## ASSIGNED TASK
Please report each line of the data below that contains "AngleEntry".

━━━━━━━━━━━━━━━━

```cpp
int Launch::scoring() {
  const bool best = mode == Finish::kBest;
  hipError_t e;
  if (sp.score && c->score_marker && !(c->profiling && w0 == 0) &&
      (e = hipEventRecord(c->ev_k, c->stream)) != hipSuccess)
    return c->hip_fail(e, "hipEventRecord");
  if (c->profiling && sp.score && w0 == 0 && (e = hipEventRecord(c->ev0, c->stream)) != hipSuccess)
    return c->hip_fail(e, "hipEventRecord");
  if (c->profiling && sp.score && w0 > 0 && !c->span_gap) {
    if ((e = hipEventRecord(c->ev_g1, c->stream)) != hipSuccess) return c->hip_fail(e, "hipEventRecord");
    c->span_gap = true;
  }
  if (best) {
    if ((e = c->partials.ensure((size_t)nw * (size_t)shape.bps * sizeof(BestPartial))) != hipSuccess)
      return c->hip_fail(e, "hipMalloc(partials)");
    if ((e = c->best.ensure((size_t)nw * sizeof(BestPartial))) != hipSuccess) return c->hip_fail(e, "hipMalloc(best)");
  } else if ((e = c->scores.ensure((size_t)nw * (size_t)stride * sizeof(double))) != hipSuccess) {
    return c->hip_fail(e, "hipMalloc(scores)");
  }
  if (sp.score &&
      (e = launch_score(shape, L, PT, (const ScanWork*)c->scans.p + w0, (const double*)c->pts.p,
                        (const AngleEntry*)c->angles.p, best ? nullptr : (double*)c->scores.p,
                        best ? (BestPartial*)c->partials.p : nullptr, c->stream)) != hipSuccess)
    return c->hip_fail(e, best ? "score kernel (best)" : "score kernel");
  if (dec.tail && sp.score) c->tail_open = w1 < nw;
  if (sp.score && c->profiling && (e = hipEventRecord(c->ev1, c->stream)) != hipSuccess)
    return c->hip_fail(e, "hipEventRecord");
  if (sp.score && !sp.finish && w0 == 0 && c->profiling && (e = hipEventRecord(c->ev_g0, c->stream)) != hipSuccess)
    return c->hip_fail(e, "hipEventRecord");
  return CSM_OK;
}

int Launch::finish_scores_to_host() {
  const size_t bytes = (size_t)nw * (size_t)D.n_cand * sizeof(double);
  hipError_t e;
  if ((e = c->h_scores.ensure(bytes)) != hipSuccess) return c->hip_fail(e, "hipHostMalloc(scores)");
  if ((e = hipEventRecord(c->ev_k, c->stream)) != hipSuccess || (e = hipStreamWaitEvent(c->d2h, c->ev_k, 0)) != hipSuccess)
    return c->hip_fail(e, "kernels event");
  if ((e = hipMemcpyAsync(c->h_scores.p, c->scores.p, bytes, hipMemcpyDeviceToHost, c->d2h)) != hipSuccess)
    return c->hip_fail(e, "hipMemcpyAsync(scores)");
  return CSM_OK;
}

int Launch::launch_finish_timed(const csm::FinishArgs& A, csm::FinishOut* out, hipStream_t fs, bool fast_done) {
  hipError_t e;
  if ((e = csm::launch_finish(A, (const ScanWork*)c->scans.p, (const AngleEntry*)c->angles.p,
                              (const double*)c->scores.p, out, nw, c->stream, fs, c->ev_fast, fast_done)) != hipSuccess)
    return c->hip_fail(e, "finish_kernel");
  if (time_fin() && fs != c->stream && (e = hipEventRecord(c->ev_ft, c->stream)) != hipSuccess)
    return c->hip_fail(e, "hipEventRecord");
  if (time_fin() && (e = hipEventRecord(c->ev2, fs)) != hipSuccess) return c->hip_fail(e, "hipEventRecord");
  return CSM_OK;
// ... 34 lines not shown
  const BestPartial* parts = (const BestPartial*)c->partials.p;
  hipError_t e;
  if (shape.kernel == ScoreKernel::kBoxTiled) {
    const int32_t tpw = shape.ktiles * shape.ktiles;
    if ((e = c->best_tiles.ensure((size_t)nw * tpw * sizeof(BestPartial))) != hipSuccess)
      return c->hip_fail(e, "hipMalloc(tile bests)");
    if ((e = csm::launch_reduce_best(parts, D.n_angles, nw * tpw, (BestPartial*)c->best_tiles.p, c->stream)) !=
            hipSuccess ||
        (e = csm::launch_reduce_best((const BestPartial*)c->best_tiles.p, tpw, nw, (BestPartial*)c->best.p,
                                     c->stream)) != hipSuccess)
      return c->hip_fail(e, "reduce_best_kernel");
  } else if ((e = csm::launch_reduce_best(parts, (int32_t)shape.bps, nw, (BestPartial*)c->best.p, c->stream)) !=
             hipSuccess) {
    return c->hip_fail(e, "reduce_best_kernel");
  }
  if ((e = hipEventRecord(c->ev_k, c->stream)) != hipSuccess || (e = hipStreamWaitEvent(c->d2h, c->ev_k, 0)) != hipSuccess)
    return c->hip_fail(e, "kernels event");
  if ((e = hipMemcpyAsync(best_out, c->best.p, (size_t)nw * sizeof(BestPartial), hipMemcpyDeviceToHost, c->d2h)) != hipSuccess)
    return c->hip_fail(e, "hipMemcpyAsync(best)");
  return CSM_OK;
}

void Launch::fill_pending(const char* kname, PendingRun& p) {
  pending_base(c, D, plans, kname, p);
  p.flags = flags_h;
  p.n_flags = n_flags;
  p.device_finish = mode == Finish::kDevice && time_fin();
  p.ev_fast = (time_fin() && mode == Finish::kDevice && c->fast_finish && c->x_stream) ? (hipEvent_t)c->ev_ft : nullptr;
  if (c->span_gap) {
    p.gap0 = c->ev_g0;
    p.gap1 = c->ev_g1;
    c->span_gap = false;
  }
  p.fin_host = sig_out;
  p.host_flag = SA.host_flag;
  p.fast_flag = SA.host_fast_flag;
  p.flag_value = SA.flag_value;
  p.defer_timing = sig;
}

int run_windows(csm_ctx* c, const csm_param& P, const Dims& D, const Geometry& G,
                const std::vector<WindowPlan>& plans, const std::vector<int64_t>& pt_offsets,
                const AngleEntry* angles, size_t n_angle_entries,
                const std::vector<int32_t>& grid_index, BestPartial* best_out,
                Finish mode, PendingRun* pend, int skip_lists, WinSpan sp) {
  if (best_out) mode = Finish::kBest;
  const int nw = (int)plans.size();
  if (nw == 0) return CSM_OK;
  const int w0 = sp.w1 < 0 ? 0 : sp.w0, w1 = sp.w1 < 0 ? nw : sp.w1;
  Launch X{c,  P,  D,  G,  plans, angles, n_angle_entries, mode, skip_lists,
           sp, nw, w0, w1, w0 == 0 && w1 == nw && sp.score && sp.finish, P.search_space_resolution / G.mres};
  const double tp0 = c->profiling ? now_ms() : 0.0;
  if (!c->deferred.empty()) {
    const int fst = flush_deferred(c);
    if (fst != CSM_OK) return fst;
  }
  const double tp1 = c->profiling ? now_ms() : 0.0;
  if (c->profiling) c->account("host:launch:flush_events", (float)(tp1 - tp0), 0.0, 0.0);
  int st;
  hipError_t e;
  if ((st = X.validate()) != CSM_OK) return st;
  if (X.whole && mode != Finish::kBest && c->int_ok && X.S.in_range && small_launch(c, D, nw))
    return run_windows_small(c, P, D, G, plans, pt_offsets, angles, n_angle_entries, grid_index,
                             mode == Finish::kDevice, pend, skip_lists);
  if ((st = X.decide()) != CSM_OK) return st;
  if ((st = X.level_work(pt_offsets, grid_index)) != CSM_OK) return st;
// ... 156 lines not shown
```

roborts-edu-slam_amd/csrc/csm_pipeline.cpp:

```cpp
#include "csm_driver_internal.hpp"

namespace csmh {
namespace {

template <typename F>
int with_slot(csm_ctx* c, const PipeJob& J, int h, F&& f) {
  const int sidx = J.slot0 + h;
  if (sidx > 0) c->swap_slot(sidx);
  const int st = f();
  if (sidx > 0) c->swap_slot(sidx);
  return st;
}
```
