@@ -282,9 +283,9 @@
 	const size_t n_cls = E->n_cls_total, n_ev = E->dev2out.size();
 	{
 		const size_t per = std::max<size_t>(M, 1) * n_cls;
-		c->counters_per_set = 2 * per + LSQ_MAX_METHODS + 16 + LSQ_MAX_METHODS;
+		c->counters_per_set = 2 * per + LSQ_MAX_METHODS + 16 + 2 * LSQ_MAX_METHODS;
 		if ((rc = c->counters.alloc(LSQ_COUNTER_SETS * c->counters_per_set))) return rc;
-		c->cnt.n = per; c->bases.n = per; c->exc_count.n = 2 * LSQ_MAX_METHODS; c->dbg.n = 16;
+		c->cnt.n = per; c->bases.n = per; c->exc_count.n = 2 * LSQ_MAX_METHODS; c->dbg.n = 16; c->guard_count.n = LSQ_MAX_METHODS;
 		for (bool &r : c->mark_recorded2) r = false;
 		c->fim_uploaded = false; c->fim_done = false;
 		select_counter_set(c, 0, 0);
@@ -375,7 +376,7 @@
 		c->n_fine = bb.back();
 		if ((rc = c->bin_base.upload(bb.data(), bb.size(), c->stream))) return rc;
 		std::vector<unsigned> cb(E->buckets.size() + 1, 0);
-		for (size_t b = 0; b < E->buckets.size(); ++b) cb[b + 1] = cb[b] + (E->buckets[b].kind == 1 ? (E->buckets[b].iso_off & 0xFFFFu) : 0u) + 1u;
+		for (size_t b = 0; b < E->buckets.size(); ++b) cb[b + 1] = cb[b] + (E->buckets[b].kind == 1 ? (E->buckets[b].iso_off & 0xFFFFu) : 0u) + 2u;
 		c->n_cell_groups = cb.back();
 		if ((rc = c->cell_base.upload(cb.data(), cb.size(), c->stream))) return rc;
 		std::vector<unsigned> jb(E->buckets.size() + 1, 0);
@@ -841,6 +842,8 @@
 	} else if (n == "exception_capacity") {
 		if (!(value >= 0 && value <= 4e9)) return fail(LSQ_E_ARG, "exception_capacity must lie in 0..4e9 (0 = automatic)");
 		c->opt_exc_cap = (size_t)value;
+	} else if (n == "hard_looks") {
+		c->opt_hard_looks = value != 0;
 	} else if (n == "snap_shares") {
 		c->opt_snap_shares = value != 0;
 		for (auto &r : c->reads) r.wg_grid = 0;
diff --git a/lesseq_amd/csrc/lsq_device.hpp b/lesseq_amd/csrc/lsq_device.hpp
--- a/lesseq_amd/csrc/lsq_device.hpp
+++ b/lesseq_amd/csrc/lsq_device.hpp
@@ -99,14 +99,16 @@
 	unsigned long long bs, be;
 	unsigned long long p1o, p1n, p2o, p2n;
 	unsigned b, next;
-	unsigned pad[2];
-};
-static_assert(sizeof(VisitRec) == 128, "VisitRec is read as 32 dwords");
+	unsigned lk1n, lk2n;
+	unsigned long long lko;
+	unsigned long long pad;
+};
+static_assert(sizeof(VisitRec) == 144, "VisitRec is read as 36 dwords");
 struct WgPlan {
 	unsigned long long s_begin, s_end;
 	VisitRec first;
 };
-static_assert(sizeof(WgPlan) == 144, "WgPlan layout");
+static_assert(sizeof(WgPlan) == 160, "WgPlan layout");
 
 struct IngestPass {
 	const char *name = nullptr;
@@ -128,6 +130,10 @@
 	DevBuf<uint8_t> p1_strand, p2_strand, pn_strand;
 	DevBuf<uint32_t> p1_line, p2_line, pn_line, pn_blk_off, pn_nblk, pn_bucket;
 	DevBuf<unsigned long long> p1_off, p2_off, pn_off, pnb_off, slot_off;
+	DevBuf<uint4> looks;
+	bool hard_routed = false;
+	uint64_t n_hard1 = 0, n_hard2 = 0, n_looks1 = 0, n_looks2 = 0;
+	float looks_ms = 0;
 	double skew = 1.0;
 	bool named = false;
 	DevBuf<char> names;
@@ -247,6 +253,7 @@
 	DevBuf<unsigned long long> wg_trace;
 	unsigned long long wg_trace_n = 0, wg_trace_workers = 0;
 	DevView<unsigned> exc_count;
+	DevView<unsigned long long> guard_count;
 	DevBuf<RouteChrom> route_chrom;
 	DevBuf<int2> cov;
 	DevBuf<int4> clu;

━━━━━━━━━━━━━━━━

## RESPONSE
                        (const AngleEntry*)c->angles.p, best ? nullptr : (double*)c->scores.p,
  if ((e = csm::launch_finish(A, (const ScanWork*)c->scans.p, (const AngleEntry*)c->angles.p,
                const AngleEntry* angles, size_t n_angle_entries,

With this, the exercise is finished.